По такой же причине сегодня хочется осмыслить их драму в категориях, продиктованных нашим временем, сопоставить "русское" и "советское", "славянское" и "всемирное", то есть в пределе - национальное и вселенское. Это не значит, что категории нашего времени лучше прежних или способны исчерпать предмет - великих поэтов будут перечитывать всегда.

Тонкость проблемы в том, чтобы выделить подлинно великих поэтов в потоке лирики, делавшейся для нас - "всем". Как вообще отделить гения от талантливого поэта, когда талантов на Руси - "навалом"? И наконец, как выделить "Серебряный век" среди эпох, претендующих на тот же титул?

Часть 1
Серебро и чернь. (Гибель и возрождение России)

Если "Серебряный век" идет после "Золотого", то правы те историки поэзии, которые обозначили так время послепушкинское.

Первоначально "Серебряный век" - время Тютчева, потом время Фета и отчасти Некрасова. Отчасти - потому что в его стихе серебро отделки уже явно отступает перед черной бедой народа, и точка отсчета срывается с драгоценно-металлических метафор то в извилистую социальность, то в прямой стон.

С этой социальностью в крови и с этим стоном в горле история проволакивает поэзию еще полстолетия, и тогда сдвигается проба "Серебряного века" на время "неслыханных мятежей", приставая сначала к тем поэтам, которые мятежей сторонятся, а потом - к лирике той поры вообще, ибо мятежи втягивают всех.

Хотя "серебро" - лишь одна и, так сказать, наносная краска на лице этого времени. Само оно себя метит иначе: в противовес белому - красным. Но если идти под слои краски вглубь, так надо было бы его назвать черным: и по доминанте самого активного слоя в мятежах, и по беспределу казней. Над коими и повисает вымечтанное поэтами серебро.

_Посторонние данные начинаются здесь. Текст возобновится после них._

@@ -775,16 +872,12 @@
   const uint64_t rows = (uint64_t)1 << (q.log_n + q.rate_bits);
   const uint64_t pos = blockIdx.x * (uint64_t)blockDim.x + threadIdx.x;
   if (pos >= rows) return;
-  const uint32_t n = 1u << q.log_n;
-  const uint32_t t = (uint32_t)(pos >> q.log_n), m = (uint32_t)(pos & (n - 1));
-  DevEmit out{q.apow, q.n_constraints, row_point(q, t, m),
-              {gl::dot_zero(), gl::dot_zero(), gl::dot_zero(), gl::dot_zero()}, 0, 0, false};
-  DevRow row{q.trace_lde, q.aux_lde, q.const_lde, q.trace_stride, q.aux_stride, q.const_stride, pos,
-             ((uint64_t)t << q.log_n) | ((m + 1) & (n - 1)), out.rp.x, q.ctl.pub};
-  bpg::air::plonk::eval_hash_unit<uint64_t, DevRow, DevEmit, false>(row, out);
+  DevRow row{q.trace_lde, q.aux_lde, q.const_lde, q.trace_stride, q.aux_stride, q.const_stride, pos, pos, 0, q.ctl.pub};
+  uint64_t r0, r1;
+  eval_hash_fold(row, q.apow, q.n_constraints, r0, r1);
   const uint64_t qh = row.cst(bpg::air::plonk::CST_HASH);
-  q.partial[((uint64_t)wg_row * 2) * rows + pos] = gl::mulc(out.result(0), qh);
-  q.partial[((uint64_t)wg_row * 2 + 1) * rows + pos] = gl::mulc(out.result(1), qh);
+  q.partial[((uint64_t)wg_row * 2) * rows + pos] = gl::mulc(r0, qh);
+  q.partial[((uint64_t)wg_row * 2 + 1) * rows + pos] = gl::mulc(r1, qh);
 }
 __global__ void __launch_bounds__(256) quotient_sum_kernel(bpg::ArgPtr<bpg::QuotArgs> args, uint32_t n_wg_rows) {
   BPG_ARG_BATCH(bpg::QuotArgs, args);
@@ -806,11 +899,42 @@
   uint64_t a0, a1;
 };
 __global__ void __launch_bounds__(256)
-alpha_table_kernel(bpg::ArgPtr<AlphaTabArgs> args, uint32_t T, CosetTab ct) {
+alpha_table_kernel(bpg::ArgPtr<AlphaTabArgs> args, uint32_t T, CosetTab ct, const uint64_t* __restrict__ fold) {
   BPG_ARG_BATCH(AlphaTabArgs, args);
   if (gridDim.x * gridDim.y * gridDim.z <= 64) __builtin_amdgcn_s_setprio(3);
   uint64_t* __restrict__ out = batch[blockIdx.z].out;
   const uint64_t a0 = batch[blockIdx.z].a0, a1 = batch[blockIdx.z].a1;
+  if (fold) {
+    namespace pk = bpg::air::plonk;
+    __shared__ uint64_t pw[256], part[256];
+    const uint32_t l = threadIdx.x, j = blockIdx.y, e0 = T - 1 - pk::G4;
+    const uint32_t lane = 256 * blockIdx.x + l;
+    const uint64_t piece = fold[lane], o = fold[256 * pk::HASH_FOLD_BLOCKS + lane];
+    uint64_t coef[pk::HASH_FOLD_PIECE_TERMS];
+#pragma unroll
+    for (uint32_t i = 0; i < pk::HASH_FOLD_PIECE_TERMS; i++) coef[i] = fold[pk::HASH_FOLD_COEF0 + pk::HASH_FOLD_PIECE_TERMS * lane + i];
+    const uint64_t p = l < T ? gl::pow(j ? a1 : a0, l) : 0;
+    pw[l] = p;
+    if (blockIdx.x == 0) {
+      if (j == 0 && l < 48) out[2 * (uint64_t)T + l] = ct.v[l];
+      if (l < T) out[(uint64_t)j * T + l] = p;
+    }
+    __syncthreads();
+    const uint32_t terms = (uint32_t)piece & 0xff, k0 = (uint32_t)(piece >> 8) & 0xff;
+    uint64_t acc = 0;
+#pragma unroll
+    for (uint32_t i = 0; i < pk::HASH_FOLD_PIECE_TERMS; i++)
+      if (i < terms) acc = gl::addc(acc, gl::mulc(coef[i], pw[e0 - k0 - i]));
+    part[l] = acc;
+    __syncthreads();
+    const uint32_t pieces = (uint32_t)o & 0xff, first = (uint32_t)(o >> 8) & 0xff, slot = (uint32_t)(o >> 16);
+    if (!pieces) return;
+    uint64_t sum = 0;
+    for (uint32_t i = 0; i < pieces; i++) sum = gl::addc(sum, part[first + i]);
+    uint64_t* __restrict__ w = out + 2 * (uint64_t)T + 48;
+    w[2 * slot + j] = slot < pk::HASH_FOLD_PAIRS ? gl::negc(sum) : sum;
+    return;
+  }
   const uint32_t e = blockIdx.x * blockDim.x + threadIdx.x;
   if (blockIdx.y == 0 && e < 48) out[2 * (uint64_t)T + e] = ct.v[e];
   if (e >= T) return;
@@ -1474,17 +1598,64 @@
   BPG_LAUNCH_CHECK();
   return BP_OK;
 }
+int get_hash_fold_table(const uint64_t** out) {
+  static std::mutex mu;
+  static std::map<int, const uint64_t*> tabs;
+  int dev = 0;
+  BPG_HIP(hipGetDevice(&dev));
+  std::lock_guard<std::mutex> lk(mu);
+  auto it = tabs.find(dev);
+  if (it == tabs.end()) {
+    static const std::vector<uint64_t> host = air::plonk::hash_fold_table();
+    if (host.empty()) return fail(BP_ERR_DEVICE, "the Poseidon gate's fold table does not fit its workgroups");
+    uint64_t* d = nullptr;
+    BPG_HIP(hipMalloc(reinterpret_cast<void**>(&d), host.size() * 8));
+    BPG_HIP(hipMemcpy(d, host.data(), host.size() * 8, hipMemcpyHostToDevice));
+    it = tabs.emplace(dev, d).first;
+  }
+  *out = it->second;
+  return BP_OK;
+}
+static int launch_alpha_tables(const QuotArgs* qs, uint32_t batch, const QuotCoset& coset, hipStream_t st) {
+  const QuotArgs& q = qs[0];
+  CosetTab ct;
+  for (int t = 0; t < 16; t++) { ct.v[t] = coset.g_t[t]; ct.v[16 + t] = coset.zh_t[t]; ct.v[32 + t] = coset.zh_inv_t[t]; }
+  const uint64_t* fold = nullptr;
+  if (q.side_rows) {
+    if (q.n_constraints < air::plonk::HASH_FOLD_T_MIN || q.n_constraints > air::plonk::HASH_FOLD_T_MAX)
+      return fail(BP_ERR_INVALID_INPUT, "the Poseidon gate's fold weights are made for a constraint list of %u..%u entries, not %u",
+                  air::plonk::HASH_FOLD_T_MIN, air::plonk::HASH_FOLD_T_MAX, q.n_constraints);
+    if (int rc = get_hash_fold_table(&fold)) return rc;
+  }
+  AlphaTabArgs tabs[MAX_LOCKSTEP];
+  for (uint32_t b = 0; b < batch; b++) tabs[b] = AlphaTabArgs{const_cast<uint64_t*>(qs[b].apow), qs[b].alpha0, qs[b].alpha1};
+  BPG_ARG_BLOCKS(at, tabs, batch, st);
+  alpha_table_kernel<<<dim3(fold ? air::plonk::HASH_FOLD_BLOCKS : ceil_div(q.n_constraints, 256), 2, batch), 256, 0, st>>>(at, q.n_constraints, ct, fold);
+  BPG_LAUNCH_CHECK();
+  return BP_OK;
+}
+int debug_plonk_hash_fold(uint64_t alpha0, uint64_t alpha1, uint64_t* d_out, hipStream_t st) {
+  QuotArgs q{};
+  q.n_constraints = air::plonk::N_CONSTRAINTS + air::ctl::PLONK_N_CONSTRAINTS;
+  q.side_rows = 1;
+  q.alpha0 = alpha0; q.alpha1 = alpha1;
+  struct Table {
+    uint64_t* d = nullptr;
+    ~Table() { (void)hipFree(d); }
+  } tab;
+  BPG_HIP(hipMalloc(reinterpret_cast<void**>(&tab.d), quotient_table_words(q) * 8));
+  q.apow = tab.d;
+  if (int rc = launch_alpha_tables(&q, 1, QuotCoset{}, st)) return rc;
+  BPG_HIP(hipMemcpyAsync(d_out, tab.d + 2 * (size_t)q.n_constraints + 48, air::plonk::HASH_FOLD_WORDS * 8, hipMemcpyDeviceToDevice, st));
+  BPG_HIP(hipStreamSynchronize(st));
+  return BP_OK;
+}
 int launch_quotient(const QuotArgs* qs, uint32_t batch, const QuotCoset& coset, hipStream_t st) {
   if (int rc = check_batch(batch)) return rc;
   const QuotArgs& q = qs[0];
   const uint64_t rows = (uint64_t)1 << (q.log_n + q.rate_bits);
-  CosetTab ct;
-  for (int t = 0; t < 16; t++) { ct.v[t] = coset.g_t[t]; ct.v[16 + t] = coset.zh_t[t]; ct.v[32 + t] = coset.zh_inv_t[t]; }
-  AlphaTabArgs tabs[MAX_LOCKSTEP];
-  for (uint32_t b = 0; b < batch; b++) tabs[b] = AlphaTabArgs{const_cast<uint64_t*>(qs[b].apow), qs[b].alpha0, qs[b].alpha1};
-  BPG_ARG_BLOCKS(at, tabs, batch, st);
-  alpha_table_kernel<<<dim3(ceil_div(q.n_constraints, 256), 2, batch), 256, 0, st>>>(at, q.n_constraints, ct);
-  BPG_LAUNCH_CHECK();
+  if (q.n_ports && q.side_rows) return fail(BP_ERR_INVALID_INPUT, "launch_quotient: lookup ports and a side row in one table");
+  if (int rc = launch_alpha_tables(qs, batch, coset, st)) return rc;
   const uint32_t n_units = q.n_air_units + q.n_ctl_units, wg_rows = ceil_div(n_units, q.units_per_wg);
   BPG_ARG_BLOCKS(qb, qs, batch, st);
   if (q.n_ports)
diff --git a/proof_protocol_decoder_amd/csrc/stark_kernels.hpp b/proof_protocol_decoder_amd/csrc/stark_kernels.hpp
--- a/proof_protocol_decoder_amd/csrc/stark_kernels.hpp
+++ b/proof_protocol_decoder_amd/csrc/stark_kernels.hpp
@@ -40,7 +40,9 @@
   uint64_t alpha0, alpha1, g, g_inv, n_inv;
   Ctl ctl;
 };
-inline size_t quotient_table_words(const QuotArgs& q) { return 2 * (size_t)q.n_constraints + 48 + (q.n_ports ? 256 : 0); }
+inline size_t quotient_table_words(const QuotArgs& q) {
+  return 2 * (size_t)q.n_constraints + 48 + (q.n_ports ? 256 : 0) + (q.side_rows ? air::plonk::HASH_FOLD_WORDS : 0);
+}
 struct QuotCoset {
   uint64_t g_t[16], zh_t[16], zh_inv_t[16];
 };
@@ -187,6 +189,8 @@
 inline int launch_quotient(const QuotArgs& q, const QuotCoset& coset, hipStream_t st) { return launch_quotient(&q, 1, coset, st); }
 struct KernelTimer;
 int launch_quotient_program(const QuotArgs* qb, const QuotArgs& q0, dim3 grid, KernelTimer& kt, hipStream_t st);
+int get_hash_fold_table(const uint64_t** out);
+int debug_plonk_hash_fold(uint64_t alpha0, uint64_t alpha1, uint64_t* d_out, hipStream_t st);
 int launch_beta_tables(const QuotArgs* qb, uint32_t batch, hipStream_t st);
 int launch_port_terms(const AuxArgs& a, uint32_t air_id, uint32_t log_n, uint64_t trace_stride, uint64_t* d_pole, hipStream_t st);
 int launch_port_products(const AuxArgs* a, uint32_t batch, uint32_t air_id, uint32_t log_n, uint64_t trace_stride, hipStream_t st);
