template <int MODE, int R, int S, int CH, int VAR, int G = 1>
__device__ __forceinline__ void am_phase_body(const PhaseArgs &a, int smp, int tile, float *smem) {
    constexpr int T = 64 * S;
    constexpr int TQ = 64 * R / G;
    constexpr int PQ = 64 * R;
    static_assert(G == 1 || (VAR == V_COWN && R == 1), "lane-split owners: owner-compacted launches only");
    constexpr int NW = (MODE == PH_CA) ? 2 : 1;
    constexpr bool W0_CONST = (MODE == PH_A);
    constexpr bool COWN = VAR == V_COWN, CLIST = VAR == V_CLIST;
    static_assert(VAR == V_PLAIN || COWN || CLIST, "the box-culled passes run on am_fine_kernel");
    static_assert(!(CLIST && W0_CONST), "pass A of the first level has constant weights");
    static_assert(TQ <= T, "one epilogue owner per thread");
    using L = PhaseLds<NW, R, S, CH>;
    float *lds_c = smem;
    float *red = smem + L::kC;
    int *own_idx = reinterpret_cast<int *>(red + L::kRed);
    int *wave_cnt = own_idx + L::kOwn;

    const int tid = threadIdx.x;
    const int lane = tid & 63;
    const int w = __builtin_amdgcn_readfirstlane(tid >> 6);
    const int sub = G > 1 ? lane / TQ : 0;
    const float *O = a.own_soa + (size_t)smp * 3 * a.own_n4;
    const float *C = a.cand_soa + (size_t)smp * 3 * a.cand_n4;
    const float *W0 = W0_CONST ? nullptr : a.w0 + (size_t)smp * a.w0_stride;
    const float *W1 = (NW == 2) ? a.w1 + (size_t)smp * a.w1_stride : nullptr;

    if (!COWN && tile * TQ >= a.n_own) return;
    static_assert(CH / 4 <= T, "one float4 group per thread and chunk");
    float4 st_x, st_y, st_z, st_0, st_1;
    auto stage_load = [&](const float *Cc, const float *W0c, const float *W1c, int pitch, int q0, int ngroups) {
        const int i = min(tid, max(ngroups - 1, 0));
        st_x = reinterpret_cast<const float4 *>(Cc + q0)[i];
        st_y = reinterpret_cast<const float4 *>(Cc + (size_t)pitch + q0)[i];
        st_z = reinterpret_cast<const float4 *>(Cc + (size_t)2 * pitch + q0)[i];
        st_0 = make_float4(a.w0c, a.w0c, a.w0c, a.w0c);
        st_1 = st_0;
        if (!W0_CONST) st_0 = *reinterpret_cast<const float4 *>(W0c + q0 + 4 * i);
        if (NW == 2) st_1 = *reinterpret_cast<const float4 *>(W1c + q0 + 4 * i);
    };
    if (COWN) stage_load(C, W0, W1, a.cand_n4, 0, (min(CH, a.n_cand) + 3) / 4);
    int n_valid = min(TQ, a.n_own - tile * TQ);
    if (COWN) {
        const int lo = tile * TQ, hi = lo + TQ;
        const unsigned *mk = a.mask_in + (size_t)smp * kLevels * a.mask_words;
        unsigned *mnext = (tile == 0 && a.mask_out) ? a.mask_out + (size_t)smp * kLevels * a.mask_words : nullptr;
        const int wpt = (a.mask_words + T - 1) / T;
        unsigned word = 0;
        int mine = 0;
        if (wpt == 1) {
            word = mk[min(tid, a.mask_words - 1)];
            word &= -(unsigned)(tid < a.mask_words);
            if (mnext && tid < a.mask_words) atomicAnd(&mnext[tid], word);
            mine = __popc(word);
        } else {
            for (int j = tid * wpt; j < min(tid * wpt + wpt, a.mask_words); j++) {
                const unsigned wj = mk[j];
                if (mnext) atomicAnd(&mnext[j], wj);
                mine += __popc(wj);
            }
        }
        int incl = mine;
#pragma unroll
        for (int off = 1; off < 64; off <<= 1) {
            const int v = __shfl_up(incl, off, 64);
            incl += lane >= off ? v : 0;
        }
        if (lane == 63) wave_cnt[w] = incl;
        __syncthreads();
        int before = 0, total = 0;
#pragma unroll
        for (int i = 0; i < S; i++) {
            const int c = __builtin_amdgcn_readfirstlane(wave_cnt[i]);
            before += i < w ? c : 0;
            total += c;
        }
        int pos = before + incl - mine - lo;
        auto deal = [&](unsigned bits, int first_owner) {
            while (bits) {
                const int bit = __builtin_ctz(bits);
                bits &= bits - 1;
                if ((unsigned)pos < (unsigned)TQ) own_idx[pos] = first_owner + bit;
                pos++;
            }
        };
        if (wpt == 1) {
            deal(word, tid * 32);
        } else {
            for (int j = tid * wpt; j < min(tid * wpt + wpt, a.mask_words); j++) deal(mk[j], j * 32);
        }
        if (a.clist_cnt && tile == 0 && tid == 0) a.clist_cnt[smp] = total;
        n_valid = min(TQ, total - lo);
        if (n_valid <= 0) return;
        (void)hi;
        __syncthreads();
    }
    int own_e = -1;
    if (tid < TQ && tid < n_valid) own_e = COWN ? own_idx[tid] : tile * TQ + tid;

    float ox[R], oy[R], oz[R], s0[R], s1[R];
    float t0x = 0.f, t1x = 0.f;
#pragma unroll
    for (int r = 0; r < R; r++) {
        const int e = G > 1 ? (lane & (TQ - 1)) : r * 64 + lane;
        int o = COWN ? own_idx[e < n_valid ? e : 0] : tile * TQ + e;
        o = o < a.n_own ? o : a.n_own - 1;
        ox[r] = O[o];
        oy[r] = O[a.own_n4 + o];
        oz[r] = O[2 * a.own_n4 + o];
// ... 726 lines not shown
}
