extern "C" int vm_conv_wgrad_fold_finish(const void* ws, int64_t n_windows, int64_t windows_per_tower, int64_t L, int c_in, int c_out,
                                         const float* scale, const float* shift, const float* dsum, float* grad_w, void* stream) {
    VM_REQUIRE(ws && scale && shift && dsum && grad_w, "vm_conv_wgrad_fold_finish: null pointer");
    VM_REQUIRE(n_windows > 0 && L > 0 && windows_per_tower > 0 && n_windows % windows_per_tower == 0,
               "vm_conv_wgrad_fold_finish: n_windows must be a positive multiple of windows_per_tower");
    const int towers = (int)(n_windows / windows_per_tower);
    const int spt = wgrad_splits_per_tower(n_windows, windows_per_tower, L, c_in, c_out);
    const int64_t n = 3LL * c_in * c_out;
    hipLaunchKernelGGL(slab_fold_kernel, dim3((unsigned)cdiv(n, 256)), dim3(256), 0, (hipStream_t)stream, (const float*)ws, towers, spt,
                       c_in, c_out, scale, shift, dsum, grad_w);
    return check_launch("vm_conv_wgrad_fold_finish");
}

extern "C" int vm_conv_wgrad_fold(const void* in_e, const void* du, int64_t n_windows, int64_t windows_per_tower, int64_t L, int c_in,
                                  int c_out, int dtype, const float* scale, const float* shift, const float* dsum, void* ws,
                                  float* grad_w, void* stream) {
    VM_REQUIRE(in_e && du && ws, "vm_conv_wgrad_fold: null pointer");
    VM_REQUIRE(dsum == nullptr || (scale && shift && grad_w), "vm_conv_wgrad_fold: scale / shift / grad_w go with dsum");
    VM_REQUIRE(n_windows > 0 && L > 0 && windows_per_tower > 0 && n_windows % windows_per_tower == 0,
               "vm_conv_wgrad_fold: n_windows must be a positive multiple of windows_per_tower");
    VM_REQUIRE(c_in % 8 == 0 && c_out % 8 == 0, "vm_conv_wgrad_fold: channels must be multiples of 8");
    const int splits = launch_wgrad(in_e, du, n_windows, windows_per_tower, L, c_in, c_out, dtype, ws, (hipStream_t)stream);
    if (splits < 0) return splits;
    int rc = check_launch("vm_conv_wgrad_fold");
    if (rc || dsum == nullptr) return rc;
    return vm_conv_wgrad_fold_finish(ws, n_windows, windows_per_tower, L, c_in, c_out, scale, shift, dsum, grad_w, stream);
}
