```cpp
int iamrx_derive_mag_vort(const iamrx_geom* g, iamrx_mf out, int ocomp, iamrx_mf vel, int vcomp);
int iamrx_error_tag(const iamrx_geom* g, iamrx_mf tags, iamrx_mf field, int comp, int mode, double value, int level,
                    const double* realbox_lo, const double* realbox_hi);
int iamrx_cluster_tags(const iamrx_geom* g, iamrx_mf tags, int blocking_factor, int max_grid_size, double grid_eff, int n_error_buf,
                       int* boxes, int* nboxes);
int iamrx_host_cluster_tags(const unsigned char* tags, const int dom_lo[3], const int dom_hi[3], int blocking_factor, int max_grid_size, double grid_eff,
                            int n_error_buf, const unsigned char* allowed, int* boxes, int* nboxes);
int iamrx_host_erode(unsigned char* map, const int n[3], const int periodic[3], int passes);

typedef struct iamrx_diffusion_crse { iamrx_mf crse_old, crse_new; const iamrx_geom* cgeom; int ratio; } iamrx_diffusion_crse;
int iamrx_diffuse_scalar(const iamrx_geom* g, iamrx_mf S_old, iamrx_mf Rho_old, iamrx_mf S_new, iamrx_mf Rho_new, int sigma, int rho_comp, double dt,
                         double be_cn_theta, iamrx_mf rho_half, int rho_flag, const iamrx_mf* fluxn, const iamrx_mf* fluxnp1, iamrx_mf delta_rhs,
                         int rhs_comp, const iamrx_mf* betan, const iamrx_mf* betanp1, const int* lobc, const int* hibc,
                         const iamrx_diffusion_crse* crse, int add_old_time_divFlux, double visc_tol, const iamrx_mg_opts* o, iamrx_mg_stats* st);
int iamrx_diffuse_tensor_velocity(const iamrx_geom* g, iamrx_mf U_old, iamrx_mf U_new, int rho_comp, double dt, double be_cn_theta, iamrx_mf rho_half,
                                  int rho_flag, iamrx_mf visc_old_term, const iamrx_mf* eta_n, const iamrx_mf* eta_np1, const int* lobc, const int* hibc,
                                  const iamrx_diffusion_crse* crse, const iamrx_mf* tflux, double visc_tol, const iamrx_mg_opts* o, iamrx_mg_stats* st,
                                  void (*fill_new)(void* ctx, iamrx_mf U_new), void* ctx);
int iamrx_diffuse_tensor_vsync(const iamrx_geom* g, iamrx_mf Vsync, double dt, double be_cn_theta, iamrx_mf rho_half, int rho_flag, iamrx_mf Rho_old,
                               iamrx_mf Rho_new, int rho_comp, const iamrx_mf* eta, const int* lobc, const int* hibc, const int* bcrec_vel,
                               const iamrx_geom* cgeom, int ratio, const iamrx_mf* tflux, double visc_tol, const iamrx_mg_opts* o, iamrx_mg_stats* st);
int iamrx_diffuse_ssync(const iamrx_geom* g, iamrx_mf Ssync, int comp, double dt, double be_cn_theta, iamrx_mf rho_half, int rho_flag, iamrx_mf Rho_new,
                        int rho_comp, const iamrx_mf* beta, const int* lobc, const int* hibc, const iamrx_geom* cgeom, int ratio, const iamrx_mf* flux,
                        double visc_tol, const iamrx_mg_opts* o, iamrx_mg_stats* st);

typedef struct iamrx_ns_params {
    double cfl, visc_coef, be_cn_theta, gravity;
    double mac_tol, mac_abs_tol, proj_tol, proj_abs_tol, visc_tol;
    int use_forces_in_trans, do_mom_diff, init_iter, init_vel_iter;
    double init_shrink, change_max, fixed_dt;
    int nscal, verbose;
    double init_dt;
    double tracer_diff_coef;
    int phys_lo[3], phys_hi[3];
    double wall_vel_lo[9], wall_vel_hi[9];
    double scal_bc_lo[12], scal_bc_hi[12];
// ... 110 lines not shown
```
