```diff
@@ -1360,16 +1395,14 @@
     const int nt = (N + GT - 1) / GT;
     dim3 grid((unsigned)(((P + 7) / 8) * 8 * (nt * (nt + 1) / 2)));
     const size_t gram_smem = (size_t)2 * 2 * 2 * GT * GK * sizeof(_Float16) + 2 * GT * sizeof(float);
-    if (metric == CC_METRIC_COSINE || p == 2.0f) {
-        static bool configured = false;
-        if (!configured) {
-            if (hipFuncSetAttribute(reinterpret_cast<const void*>(gram_dist_kernel<CC_METRIC_COSINE>),
-                                    hipFuncAttributeMaxDynamicSharedMemorySize, (int)gram_smem) != hipSuccess ||
-                hipFuncSetAttribute(reinterpret_cast<const void*>(gram_dist_kernel<CC_METRIC_EUCLIDEAN>),
-                                    hipFuncAttributeMaxDynamicSharedMemorySize, (int)gram_smem) != hipSuccess)
-                return CC_ERR_HIP;
-            configured = true;
-        }
+    if (metric == CC_METRIC_COSINE) {
+        if (hipFuncSetAttribute(reinterpret_cast<const void*>(gram_dist_kernel<CC_METRIC_COSINE>),
+                                hipFuncAttributeMaxDynamicSharedMemorySize, (int)gram_smem) != hipSuccess)
+            return CC_ERR_HIP;
+    } else if (p == 2.0f) {
+        if (hipFuncSetAttribute(reinterpret_cast<const void*>(gram_dist_kernel<CC_METRIC_EUCLIDEAN>),
+                                hipFuncAttributeMaxDynamicSharedMemorySize, (int)gram_smem) != hipSuccess)
+            return CC_ERR_HIP;
     }
     if (metric == CC_METRIC_COSINE) {
         hipLaunchKernelGGL(gram_dist_kernel<CC_METRIC_COSINE>, grid, dim3(256), gram_smem, st, x, lay, N, W, c.sqn, c.nrm,
@@ -1393,13 +1426,9 @@
     const int nt = (N + GT - 1) / GT;
     dim3 grid((unsigned)(((P + 7) / 8) * 8 * (nt * (nt + 1) / 2)));
     const size_t gram_smem = (size_t)2 * 2 * 2 * GT * GK * sizeof(_Float16) + 2 * GT * sizeof(float);
-    static bool configured = false;
-    if (!configured) {
-        if (hipFuncSetAttribute(reinterpret_cast<const void*>(gram_dist_kernel<CC_METRIC_SQL2>),
-                                hipFuncAttributeMaxDynamicSharedMemorySize, (int)gram_smem) != hipSuccess)
-            return CC_ERR_HIP;
-        configured = true;
-    }
+    if (hipFuncSetAttribute(reinterpret_cast<const void*>(gram_dist_kernel<CC_METRIC_SQL2>),
+                            hipFuncAttributeMaxDynamicSharedMemorySize, (int)gram_smem) != hipSuccess)
+        return CC_ERR_HIP;
     hipLaunchKernelGGL(gram_dist_kernel<CC_METRIC_SQL2>, grid, dim3(256), gram_smem, st, x, lay, N, W, c.sqn, c.nrm, c.inv,
                        1, c.draw, c.tilemax, P, nt, P);
     CC_LAUNCH_CHECK();
```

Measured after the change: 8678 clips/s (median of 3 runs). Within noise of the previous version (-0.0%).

Поразительна плотность великих имен. Когда-то так же поражала плотность посева и жатвы в поле великой русской прозы. Кажется, Василий Розанов первым заметил, что все классики: от Тургенева до Чехова - могли бы по возрасту, образно говоря, родиться от одной матери. Если же взять поэтическую поросль начала нашего века и нащупать "поколение" (а реальность подсказывает именно это, что и методологически правильно, потому что люди разных темпераментов, традиций и позиций застают мир одновременно и видят "одно и то же", но по-разному; эта разность рельефна именно "при прочих равных"), - так вот: великие поэты начала Двадцатого века в еще большей степени, чем прозаики середины Девятнадцатого, могли бы оказаться "детьми одной матери": они рождены в "вилке" между 1880 и 1895 годами; старший из них - Блок - буквально подает руку младшему - Есенину.

Первоначальная табель о рангах (кто "лучший и талантливейший", а кто "на свалке истории") теперь не имеет значения. Великие поэты равны как свидетели драмы: все взысканы судьбой. Гений отличается от таланта не количеством удачных стихов и не качеством их отделки, а таинственной значимостью судьбы. В этом смысле двенадцать титанов Серебряного века равно свидетельствуют о времени. Если же такое равенство перед истиной покажется кому-то вызывающим, то напомню, что "лучший и талантливейший", увековеченный в монументах "главарь" эпохи - Маяковский, и "худший", осмеянный в фельетонах изгой, Северянин - тоже подают друг другу руки с полным взаимным уважением и солидарностью.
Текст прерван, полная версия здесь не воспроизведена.